#### THE PROBLEM
A complete answer includes every line below with the word "else".
* * * * * * * * *
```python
def normalize(inp: torch.Tensor, max_val: float, stretch_mode: str, *, out: Optional[torch.Tensor] = None,
              mask: Optional[torch.Tensor] = None, pre_scale: float = 1.0) -> torch.Tensor:
    if stretch_mode not in _lib.STRETCH_MODES:
        raise ValueError(f"Stretching function {stretch_mode} is not implemented")
    if not inp.is_cuda or not inp.is_contiguous() or inp.dtype not in (torch.float32, torch.int32):
        raise RuntimeError("normalize: expected a contiguous CUDA fp32 or int32 tensor")
    if out is None:
        out = torch.empty(inp.shape, dtype=torch.float32, device=inp.device)
    _lib.require_cuda_tensor(out, torch.float32, "normalize output")
    p = NormalizeParams()
    p.in_, p.in_is_int32 = inp.data_ptr(), int(inp.dtype == torch.int32)
    if mask is not None:
        _lib.require_cuda_tensor(mask, torch.uint8, "normalize mask")
        p.mask, p.mask_n = mask.data_ptr(), mask.numel()
    p.out, p.n = out.data_ptr(), inp.numel()
    p.pre_scale, p.max_val, p.stretch_mode = pre_scale, float(max_val), _lib.STRETCH_MODES[stretch_mode]
    scratch = None
    if not max_val > 0:
        scratch = torch.zeros(1, dtype=torch.float32, device=inp.device)
        p.scratch = scratch.data_ptr()
    _lib.check(_lib.load().xmm_normalize(ctypes.byref(p), _lib.stream_ptr()))
    _count(1 if max_val > 0 else 2)
    return out


def denormalize(inp: torch.Tensor, max_vals: torch.Tensor, stretch_mode: str) -> torch.Tensor:
    if stretch_mode not in _lib.STRETCH_MODES:
        raise ValueError(f"Stretching function {stretch_mode} is not implemented")
    _lib.require_cuda_tensor(inp, torch.float32, "denormalize input")
    mv = max_vals.to(device=inp.device, dtype=torch.float32).reshape(-1).contiguous()
    out = torch.empty_like(inp)
    per_image = inp.numel() // inp.shape[0] if inp.dim() > 0 and inp.shape[0] > 0 else inp.numel()
    _lib.check(_lib.load().xmm_denormalize(inp.data_ptr(), out.data_ptr(), inp.numel(), per_image, mv.data_ptr(),
                                           mv.numel(), _lib.STRETCH_MODES[stretch_mode], _lib.stream_ptr()))
    _count()
    return out


def restretch(x: torch.Tensor, from_mode: str, to_mode: str) -> torch.Tensor:
    for m in (from_mode, to_mode):
        if m not in _lib.STRETCH_MODES:
            raise ValueError(f"Stretching function {m} is not implemented")
    _lib.require_cuda_tensor(x, torch.float32, "restretch input")
    out = torch.empty_like(x)
    _lib.check(_lib.load().xmm_restretch(x.data_ptr(), out.data_ptr(), x.numel(), _lib.STRETCH_MODES[from_mode],
                                         _lib.STRETCH_MODES[to_mode], _lib.stream_ptr()))
    _count()
    return out


def prepare_counts(planes, res, max_val: float, stretch_mode: str, *, det_mask: Optional[torch.Tensor] = None,
                   exposure=1.0, upsample: int = 1, out: Optional[torch.Tensor] = None) -> torch.Tensor:
    if stretch_mode not in _lib.STRETCH_MODES:
        raise ValueError(f"Stretching function {stretch_mode} is not implemented")
    planes = [p for p in planes if p is not None]
    if not 1 <= len(planes) <= 3:
        raise RuntimeError("prepare_counts: 1..3 source planes")
    first = planes[0]
    if first.dim() == 4:
        if first.shape[1] != 1:
            raise RuntimeError("prepare_counts: single-channel count images only")
        planes = [p.reshape(p.shape[0], p.shape[2], p.shape[3]) for p in planes]
        first = planes[0]
    b, h, w = first.shape
    for p in planes:
        if not p.is_cuda or not p.is_contiguous() or p.dtype != first.dtype or p.shape != first.shape:
            raise RuntimeError("prepare_counts: planes must be contiguous CUDA tensors of one dtype and shape")
    if first.dtype not in (torch.int32, torch.float32):
        raise RuntimeError("prepare_counts: planes must be int32 or fp32")
    res_h, res_w = (res, res) if isinstance(res, int) else res
    if out is None:
        out = torch.empty(b, 1, res_h, res_w, dtype=torch.float32, device=first.device)
    _lib.require_cuda_tensor(out, torch.float32, "prepare_counts output")
    p = _lib.PrepareCountsParams()
    for k, t in enumerate(planes):
        p.src[k] = t.data_ptr()
    p.nsrc, p.src_is_int32 = len(planes), int(first.dtype == torch.int32)
    if det_mask is not None:
        _lib.require_cuda_tensor(det_mask, torch.uint8, "prepare_counts det_mask")
        if det_mask.numel() != h * w:
            raise RuntimeError("prepare_counts: det_mask must have the shape of one source image")
        p.mask = det_mask.data_ptr()
    p.batch, p.h, p.w, p.up, p.res_h, p.res_w = b, h, w, int(upsample), res_h, res_w
    keep = None
    if isinstance(exposure, torch.Tensor):
        keep = (1.0 / exposure.to(device=first.device, dtype=torch.float32)).reshape(-1).contiguous()
        if keep.numel() != b:
            raise RuntimeError("prepare_counts: one exposure per image")
        p.pre_scale, p.pre_scale_dev = 1.0, keep.data_ptr()
    else:
        p.pre_scale = 1.0 / float(exposure)
    p.max_val, p.stretch_mode, p.out = float(max_val), _lib.STRETCH_MODES[stretch_mode], out.data_ptr()
    _lib.check(_lib.load().xmm_prepare_counts(ctypes.byref(p), _lib.stream_ptr()))
    _count()
    return out


def image_upsample(x: torch.Tensor, scale: int) -> torch.Tensor:
    _lib.require_cuda_tensor(x, torch.float32, "image_upsample input")
    h, w = x.shape[-2:]
    n_img = x.numel() // (h * w) if h * w else 0
    out = torch.empty(*x.shape[:-2], h * scale, w * scale, dtype=torch.float32, device=x.device)
    _lib.check(_lib.load().xmm_image_upsample(x.data_ptr(), out.data_ptr(), n_img, h, w, scale, _lib.stream_ptr()))
    _count()
    return out


def pack_weights(jobs_dev_ptr: int, njobs: int) -> None:
    _lib.check(_lib.load().xmm_pack_weights(jobs_dev_ptr, njobs, _lib.stream_ptr()))
    _count()


_WS = {}


def wgrad_workspace(device: torch.device) -> torch.Tensor:
    ws = _WS.get(str(device))
    if ws is None:
        ws = torch.empty(_lib.load().xmm_wgrad_workspace_bytes() // 4, dtype=torch.float32, device=device)
        _WS[str(device)] = ws
    return ws


def conv3x3_wgrad(x: torch.Tensor, dy: torch.Tensor, roles, dsts) -> None:
    _nhwc(x, "wgrad x")
    _nhwc(dy, "wgrad dy")
    if x.shape[:3] != dy.shape[:3]:
        raise RuntimeError("wgrad: x and dy must have the same batch / spatial shape")
    p = WgradParams()
    p.x, p.x_ctot, p.dy, p.dy_ctot = x.data_ptr(), x.shape[3], dy.data_ptr(), dy.shape[3]
    p.batch, p.height, p.width = x.shape[0], x.shape[1], x.shape[2]
    p.nroles = len(roles)
    for dst, r in zip(p.roles, roles):
        dst.tap_begin, dst.tap_count, dst.x_c0, dst.x_boxes, dst.y_c0, dst.n = r[:6]
        dst.mode = r[6] if len(r) > 6 else 0
    p.ndst = len(dsts)
    for dst, d in zip(p.dst, dsts):
        dw = d[0]
        _lib.require_cuda_tensor(dw, torch.float32, "wgrad dw")
        (dst.o_count, dst.i_total, dst.i_begin, dst.i_end, dst.role, dst.lane0, dst.col0, dst.scale, dst.accumulate,
         dst.perm) = d[1:11]
        dst.o_begin, dst.o_total = (d[11], d[12]) if len(d) > 11 else (0, 0)
        dst.dw = dw.data_ptr()
    p.workspace = wgrad_workspace(x.device).data_ptr()
    _lib.check(_lib.load().xmm_conv3x3_wgrad(ctypes.byref(p), _lib.stream_ptr()))
    _count(2)


def colsum(inp: torch.Tensor, c0: int, n: int, out: torch.Tensor, scale: float = 1.0, accumulate: bool = False) -> None:
    _nhwc(inp, "colsum input")
    _lib.require_cuda_tensor(out, torch.float32, "colsum output")
    npix = inp.shape[0] * inp.shape[1] * inp.shape[2]
    _lib.check(_lib.load().xmm_colsum_bf16(inp.data_ptr(), inp.shape[3], c0, n, npix, out.data_ptr(), scale,
                                           int(accumulate), _lib.stream_ptr()))
    _count()


def colsum_multi(inp: torch.Tensor, segments) -> None:
    _nhwc(inp, "colsum input")
    arr = (_lib.ColsumSegment * len(segments))()
    for a, (c0, n, out, scale, accumulate) in zip(arr, segments):
        _lib.require_cuda_tensor(out, torch.float32, "colsum output")
        a.c0, a.n, a.out, a.scale, a.accumulate = c0, n, out.data_ptr(), scale, int(accumulate)
    npix = inp.shape[0] * inp.shape[1] * inp.shape[2]
    _lib.check(_lib.load().xmm_colsum_multi_bf16(inp.data_ptr(), inp.shape[3], npix, arr, len(segments),
                                                 _lib.stream_ptr()))
    _count()


def edge_wgrad(s: torch.Tensor, v: torch.Tensor, v_coff: int, channels: int, r: torch.Tensor,
               ssum: Optional[torch.Tensor] = None, gate: Optional[torch.Tensor] = None,
               v2: Optional[torch.Tensor] = None, v2_coff: int = 0) -> None:
    _lib.require_cuda_tensor(s, torch.float32, "edge_wgrad s")
    _nhwc(v, "edge_wgrad v")
    _lib.require_cuda_tensor(r, torch.float32, "edge_wgrad r")
    p = EdgeWgradParams()
    p.s, p.gate = s.data_ptr(), _ptr(gate)
    p.v, p.v_ctot, p.v_coff = v.data_ptr(), v.shape[3], v_coff
    if v2 is not None:
        _nhwc(v2, "edge_wgrad v2")
        p.v2, p.v2_ctot, p.v2_coff = v2.data_ptr(), v2.shape[3], v2_coff
    p.r, p.ssum = r.data_ptr(), _ptr(ssum)
    p.batch, p.ns, p.height, p.width, p.channels = s.shape[0], s.shape[1], s.shape[2], s.shape[3], channels
    _lib.check(_lib.load().xmm_edge_wgrad(ctypes.byref(p), _lib.stream_ptr()))
    _count()
```

Before: 1387.

## Run second fused dense-block kernel as 2-CTA cluster with paired UMMA

Adds a PAIR variant of the fused RDB conv kernel for the two-layer (G=4) half. It launches as 2-CTA clusters, issues cta_group::2 UMMA with M=256, splits each weight group's bytes between the two CTAs, multicasts TMA completion to the leader's barriers, and deepens the load ring to 16 stages. Work is scheduled as pairs of tile columns, with phantom columns padding odd counts. The pair path is on by default via XMM_RDB_PAIR. The aim is to halve per-CTA weight shared-memory footprint and B-operand traffic, freeing room for more pipeline stages. The cost is cross-CTA barrier traffic, cluster scheduling limits on grid size, and possibly wasted phantom work.

```diff
diff --git a/include/xmm_b200.h b/include/xmm_b200.h
--- a/include/xmm_b200.h
+++ b/include/xmm_b200.h
@@ -71,6 +71,8 @@
 int xmm_conv3x3_bf16(const xmm_conv3x3_params* p, void* stream);
 
 #define XMM_CHAIN_SKIP_DEAD_STORES 0x100
+#define XMM_CHAIN_RDB_PAIR 0x200
+#define XMM_CHAIN_RDB_SINGLE 0x400
 size_t xmm_conv3x3_chain_workspace_bytes(int nlayers, int batch, int height);
 int xmm_conv3x3_chain_bf16(const xmm_conv3x3_params* layers, int nlayers, int mode_flags, void* workspace,
                            size_t workspace_bytes, void* stream);
diff --git a/xmm_superres_denoise_b200/csrc/conv3x3_rdb.cuh b/xmm_superres_denoise_b200/csrc/conv3x3_rdb.cuh
--- a/xmm_superres_denoise_b200/csrc/conv3x3_rdb.cuh
+++ b/xmm_superres_denoise_b200/csrc/conv3x3_rdb.cuh
@@ -13,8 +13,12 @@
 constexpr int kRdbSlots = 5;
 constexpr int kRdbSlotCols = kRdbSlots * 32;
 constexpr int kRdbMaxRing = 8;
-constexpr int kRdbMaxStages = 8;
+constexpr int kRdbMaxStages = 16;
+template <bool PAIR>
+constexpr int kRdbLRing = PAIR ? kRdbMaxStages : 8;
 constexpr int kRdbTapBytes = 32 * 64;
+constexpr int kRdbGroupBytes = 3 * kRdbTapBytes;
+constexpr int kRdbProfSlots = 24;
 
 struct RdbLayerArgs {
   const void* wblob;
@@ -61,36 +65,51 @@
   int ra, rb;
 };
 
-template <int NL>
+template <int NL, bool PAIR = false>
 struct RdbSched {
   int band_h, tiles_x, width, c0, npieces;
+  int ncols, rank;
   long long t0, t1;
   __device__ __forceinline__ void init(const RdbArgs& a) {
     band_h = a.band_h;
     tiles_x = a.tiles_x;
     width = a.width;
-    t0 = a.total_rows * blockIdx.x / gridDim.x;
-    t1 = a.total_rows * (blockIdx.x + 1) / gridDim.x;
+    if (PAIR) {
+      ncols = a.batch * a.tiles_x;
+      rank = int(ptx::cluster_ctarank());
+      const long long unit = blockIdx.x >> 1, nunits = gridDim.x >> 1;
+      t0 = a.total_rows * unit / nunits;
+      t1 = a.total_rows * (unit + 1) / nunits;
+    } else {
+      t0 = a.total_rows * blockIdx.x / gridDim.x;
+      t1 = a.total_rows * (blockIdx.x + 1) / gridDim.x;
+    }
     c0 = int(t0 / band_h);
     npieces = t1 > t0 ? int((t1 - 1) / band_h) - c0 + 1 : 0;
   }
   __device__ __forceinline__ RdbPiece get(int i) const {
     RdbPiece p;
-    const int col = c0 + i;
+    int col = c0 + i;
     const long long base = (long long)col * band_h;
     p.ra = t0 > base ? int(t0 - base) : 0;
     p.rb = t1 < base + band_h ? int(t1 - base) : band_h;
+    bool phantom = false;
+    if (PAIR) {
+      col = 2 * col + rank;
+      phantom = col >= ncols;
+      if (phantom) col = ncols - 1;
+    }
     p.b = col / tiles_x;
     const int t = col - p.b * tiles_x;
     p.own_lo = rdb_tile_origin<NL>(t);
     p.x0 = t == 0 ? 0 : p.own_lo - (NL - 1);
-    p.own_hi = t == tiles_x - 1 ? width : rdb_tile_origin<NL>(t + 1);
+    p.own_hi = phantom ? p.own_lo : t == tiles_x - 1 ? width : rdb_tile_origin<NL>(t + 1);
     return p;
   }
 };
 
-template <int NL, class F>
-__device__ __forceinline__ void rdb_walk(const RdbSched<NL>& s, F&& f) {
+template <int NL, class S, class F>
+__device__ __forceinline__ void rdb_walk(const S& s, F&& f) {
   int piece[NL], r[NL], hi[NL], n[NL], seq[NL][NL];
   RdbPiece pc[NL];
   bool done[NL];
@@ -223,11 +242,12 @@
   uint32_t tmem_base;
 };
 
-template <int G, int NL, int L>
-__device__ __forceinline__ void rdb_issuer(const RdbArgs& args, const RdbCtx& c, const RdbSched<NL>& sched) {
+template <int G, int NL, int L, bool PAIR>
+__device__ __forceinline__ void rdb_issuer(const RdbArgs& args, const RdbCtx& c, const RdbSched<NL, PAIR>& sched) {
   constexpr int NM = NL - 1;
   constexpr int e = NL - 1 - L;
   constexpr int ring[2] = {NL == 3 ? 5 : 2, 3};
+  constexpr uint32_t kR = kRdbLRing<PAIR>;
   rdb_wait(c.w_bar, 0, 7, L, 0);
   ptx::tc_fence_after();
   const uint64_t bdesc0 = ptx::umma_smem_desc(ptx::smem_u32(c.w_s), 16, 512, ptx::UMMA_SW64);
@@ -237,15 +257,26 @@
   const uint32_t b_l = uint32_t(bdesc0) + (args.layer[L].smem_off >> 4);
   const uint32_t a_map0[2] = {a_lo0 + uint32_t((c.map_s[0] - c.stage_s) >> 4), a_lo0 + uint32_t((c.map_s[1] - c.stage_s) >> 4)};
   constexpr uint32_t kTile16 = uint32_t(kRdbTileBytes) >> 4;
-  constexpr uint32_t kTap16 = uint32_t(kRdbTapBytes) >> 4;
-  constexpr uint32_t kIdesc = ptx::umma_idesc_bf16_f32(128, 96, 0, 0);
+  constexpr uint32_t kGroup16 = uint32_t(PAIR ? kRdbGroupBytes / 2 : kRdbGroupBytes) >> 4;
+  constexpr uint32_t kChunk16 = 3 * kGroup16;
+  constexpr uint32_t kIdesc = ptx::umma_idesc_bf16_f32(PAIR ? 256 : 128, 96, 0, 0);
   auto issue6 = [&](uint32_t d, uint32_t a, uint32_t b) {
 #pragma unroll
     for (int dx = 0; dx < 3; ++dx)
 #pragma unroll
-      for (int ks = 0; ks < 2; ++ks)
-        ptx::umma_ss_lh<true>(d, a + uint32_t((dx * 64 + ks * 32) >> 4), a_hi, b + uint32_t(dx * 3) * kTap16 + uint32_t((ks * 32) >> 4),
-                              b_hi, kIdesc);
+      for (int ks = 0; ks < 2; ++ks) {
+        const uint32_t a_lo = a + uint32_t((dx * 64 + ks * 32) >> 4), b_lo = b + uint32_t(dx) * kGroup16 + uint32_t((ks * 32) >> 4);
+        if constexpr (PAIR)
+          ptx::umma_ss_lh_pair<true>(d, a_lo, a_hi, b_lo, b_hi, kIdesc);
+        else
+          ptx::umma_ss_lh<true>(d, a_lo, a_hi, b_lo, b_hi, kIdesc);
+      }
+  };
+  auto commit = [](uint64_t* bar) {
+    if constexpr (PAIR)
+      ptx::umma_commit_pair(bar);
+    else
+      ptx::umma_commit(bar);
   };
   const bool prof = XMM_RDB_PROFILE && args.prof != nullptr && L == 0;
   long long pw[3] = {0, 0, 0};
@@ -264,13 +295,13 @@
         auto global_chunks = [&]() {
 #pragma unroll
           for (int g = 0; g < G; ++g) {
-            const int k = int(fills & 7u);
-            rdb_wait_p(&c.lfull[L * 8 + k], (fills >> 3) & 1u, 3, L, k, prof, pw[1]);
-            const int stage = c.lstage[L * 8 + k];
+            const int k = int(fills % kR);
+            rdb_wait_p(&c.lfull[L * kR + k], (fills / kR) & 1u, 3, L, k, prof, pw[1]);
+            const int stage = c.lstage[L * kR + k];
             ++fills;
             ptx::tc_fence_after();
-            issue6(d, a_lo0 + uint32_t(stage) * kTile16, b_l + uint32_t(g * 9) * kTap16);
-            ptx::umma_commit(&c.empty[stage]);
+            issue6(d, a_lo0 + uint32_t(stage) * kTile16, b_l + uint32_t(g) * kChunk16);
+            commit(&c.empty[stage]);
           }
         };
         auto map_chunks = [&]() {
@@ -281,8 +312,8 @@
               const int slot = sq % ring[m];
               rdb_wait_p(&c.mfull[m * 8 + slot], uint32_t(sq / ring[m]) & 1u, 4, L * 10 + m, sq, prof, pw[2]);
               ptx::tc_fence_after();
-              issue6(d, a_map0[m] + uint32_t(slot) * kTile16, b_l + uint32_t((G + m) * 9) * kTap16);
-              if (L == NL - 1 || r < pc.ra - e || r > pc.rb + e - 1) ptx::umma_commit(&c.mempty[m * 8 + slot]);
+              issue6(d, a_map0[m] + uint32_t(slot) * kTile16, b_l + uint32_t(G + m) * kChunk16);
+              if (L == NL - 1 || r < pc.ra - e || r > pc.rb + e - 1) commit(&c.mempty[m * 8 + slot]);
             }
         };
         if (NL == 2) {
@@ -293,13 +324,13 @@
           map_chunks();
         }
       }
-      ptx::umma_commit(&c.tfull[L]);
+      commit(&c.tfull[L]);
     }
 #pragma unroll
     for (int m = 0; m < NM; ++m) seq[m] += (pc.rb - pc.ra) + 2 * (NL - 1 - m);
   }
   if (XMM_RDB_PROFILE && prof) {
-    long long* o = args.prof + size_t(blockIdx.x) * 16;
+    long long* o = args.prof + size_t(blockIdx.x) * kRdbProfSlots;
     o[0] = clock64() - t_begin;
     o[1] = pw[0];
     o[2] = pw[1];
@@ -307,8 +338,16 @@
   }
 }
 
-template <int G, int NL, int L>
-__device__ __forceinline__ void rdb_epilogue(const RdbArgs& args, const RdbCtx& c, const RdbSched<NL>& sched, int q, int lane) {
+template <int G, int NL, int L, bool PAIR>
+__device__ __forceinline__ void rdb_epilogue(const RdbArgs& args, const RdbCtx& c, const RdbSched<NL, PAIR>& sched, int q,
+                                             int lane) {
+  const bool remote = PAIR && sched.rank != 0;
+  auto arrive = [&](uint64_t* bar) {
+    if (remote)
+      ptx::mbar_arrive_cluster(ptx::mapa(ptx::smem_u32(bar), 0));
+    else
+      ptx::mbar_arrive(bar);
+  };
   constexpr int e = NL - 1 - L;
   constexpr int ring[2] = {NL == 3 ? 5 : 2, 3};
   constexpr bool last = L == NL - 1;
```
* * * * * * * * *
#### COMPLETED TASK
    _count(1 if max_val > 0 else 2)
    per_image = inp.numel() // inp.shape[0] if inp.dim() > 0 and inp.shape[0] > 0 else inp.numel()
    res_h, res_w = (res, res) if isinstance(res, int) else res
    else:
    n_img = x.numel() // (h * w) if h * w else 0
        dst.mode = r[6] if len(r) > 6 else 0
        dst.o_begin, dst.o_total = (d[11], d[12]) if len(d) > 11 else (0, 0)
+    } else {
+        else
+    else
+    else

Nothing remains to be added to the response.